START Data supplied
#include <algorithm>
#include <array>
#include <cfloat>
#include <chrono>
#include <climits>
#include <cmath>
#include <condition_variable>
#include <cstdio>
#include <cstdlib>
#include <cstring>
#include <functional>
#include <map>
#include <memory>
#include <mutex>
#include <numeric>
#include <stdexcept>
#include <string>
#include <thread>
#include <vector>

#include "../../include/okvisgpu.h"
#include "device_problem.hpp"
#include "launch.hpp"
// ... 91 lines not shown
  std::vector<int32_t> fb_win, fb_kind, fb_index, fb_off, fb_cbegin;
  std::vector<int32_t> win_sgap, f_nat, win_fnat, win_bsplit;
  std::vector<int64_t> win_defoff;
  int64_t defer_total = 0;
  bool any_split = false;
  bool nd = false;
  int lmg_visits = kLmGroupVisits, lmg_lms = kLmGroupMax;
  std::vector<int32_t> chol_root_items;
  int n_chol_launches = 1;
  std::vector<Contrib> fb_contrib;
  std::vector<int32_t> pair_win, pair_fi, pair_fj, pair_cbegin, pair_runs;
  std::vector<int32_t> asm_pp_items, asm_sb_items, asm_ppl_items;
  std::vector<int32_t> chol_upd_items, chol_upd_begin, tile_items;
  int64_t n_panels = 0;
  int64_t n_band_updates = 0;
  int64_t n_band_updates_diag = 0;
  std::vector<Contrib> pair_contrib;
  int64_t s_total = 0, linv_total = 0, fwd_total = 0;
  std::vector<std::vector<uint8_t>> tileNz;
  std::vector<uint8_t> tile_nz;
  std::vector<std::vector<int16_t>> tileFu;
  std::vector<int16_t> tile_fu;
  std::vector<int64_t> win_tnzoff;
  std::vector<int> tileT;
  int f_total = 0;
  int max_fpad = 0;
  int max_panels = 0;
};

template <class T>
void appendN(std::vector<T>& v, const T* src, size_t n) {
  if (n) v.insert(v.end(), src, src + n);
}

bool lossValid(const okvisgpu_loss& L) {
  switch (L.kind) {
    case OKVISGPU_LOSS_NONE: return true;
    case OKVISGPU_LOSS_TOLERANT: return L.a >= 0.0 && L.b > 0.0 && std::isfinite(L.a) && std::isfinite(L.b);
    case OKVISGPU_LOSS_CAUCHY: case OKVISGPU_LOSS_TUKEY: case OKVISGPU_LOSS_HUBER: case OKVISGPU_LOSS_SOFTLONE:
    case OKVISGPU_LOSS_ARCTAN: return L.a > 0.0 && std::isfinite(L.a);
  }
  return false;
}

void lossRho(const okvisgpu_loss& L, double s, double* rho) {
  const double a = L.a;
// ... 168 lines not shown
    }
  }
}

#ifdef OKG_ANALYSE_TIMING
double g_atime[16];
std::chrono::steady_clock::time_point g_alast;
#define ATIME(i)                                                                                    \
  {                                                                                                 \
    const auto now = std::chrono::steady_clock::now();                                             \
    g_atime[i] += std::chrono::duration<double, std::milli>(now - g_alast).count();                 \
    g_alast = now;                                                                                  \
  }
#else
#define ATIME(i)
#endif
END Data supplied
#### Exercise prompt:
The entries above should be copied out exactly, with none left out.

#### Final answer:
#include <algorithm>
#include <array>
#include <cfloat>
#include <chrono>
#include <climits>
#include <cmath>
#include <condition_variable>
#include <cstdio>
#include <cstdlib>
#include <cstring>
#include <functional>
#include <map>
#include <memory>
#include <mutex>
#include <numeric>
#include <stdexcept>
#include <string>
#include <thread>
#include <vector>

#include "../../include/okvisgpu.h"
#include "device_problem.hpp"
#include "launch.hpp"
// ... 91 lines not shown
  std::vector<int32_t> fb_win, fb_kind, fb_index, fb_off, fb_cbegin;
  std::vector<int32_t> win_sgap, f_nat, win_fnat, win_bsplit;
  std::vector<int64_t> win_defoff;
  int64_t defer_total = 0;
  bool any_split = false;
  bool nd = false;
  int lmg_visits = kLmGroupVisits, lmg_lms = kLmGroupMax;
  std::vector<int32_t> chol_root_items;
  int n_chol_launches = 1;
  std::vector<Contrib> fb_contrib;
  std::vector<int32_t> pair_win, pair_fi, pair_fj, pair_cbegin, pair_runs;
  std::vector<int32_t> asm_pp_items, asm_sb_items, asm_ppl_items;
  std::vector<int32_t> chol_upd_items, chol_upd_begin, tile_items;
  int64_t n_panels = 0;
  int64_t n_band_updates = 0;
  int64_t n_band_updates_diag = 0;
  std::vector<Contrib> pair_contrib;
  int64_t s_total = 0, linv_total = 0, fwd_total = 0;
  std::vector<std::vector<uint8_t>> tileNz;
  std::vector<uint8_t> tile_nz;
  std::vector<std::vector<int16_t>> tileFu;
  std::vector<int16_t> tile_fu;
  std::vector<int64_t> win_tnzoff;
  std::vector<int> tileT;
  int f_total = 0;
  int max_fpad = 0;
  int max_panels = 0;
};

template <class T>
void appendN(std::vector<T>& v, const T* src, size_t n) {
  if (n) v.insert(v.end(), src, src + n);
}

bool lossValid(const okvisgpu_loss& L) {
  switch (L.kind) {
    case OKVISGPU_LOSS_NONE: return true;
    case OKVISGPU_LOSS_TOLERANT: return L.a >= 0.0 && L.b > 0.0 && std::isfinite(L.a) && std::isfinite(L.b);
    case OKVISGPU_LOSS_CAUCHY: case OKVISGPU_LOSS_TUKEY: case OKVISGPU_LOSS_HUBER: case OKVISGPU_LOSS_SOFTLONE:
    case OKVISGPU_LOSS_ARCTAN: return L.a > 0.0 && std::isfinite(L.a);
  }
  return false;
}

void lossRho(const okvisgpu_loss& L, double s, double* rho) {
  const double a = L.a;
// ... 168 lines not shown
    }
  }
}

#ifdef OKG_ANALYSE_TIMING
double g_atime[16];
std::chrono::steady_clock::time_point g_alast;
#define ATIME(i)                                                                                    \
  {                                                                                                 \
    const auto now = std::chrono::steady_clock::now();                                             \
    g_atime[i] += std::chrono::duration<double, std::milli>(now - g_alast).count();                 \
    g_alast = now;                                                                                  \
  }
#else
#define ATIME(i)
#endif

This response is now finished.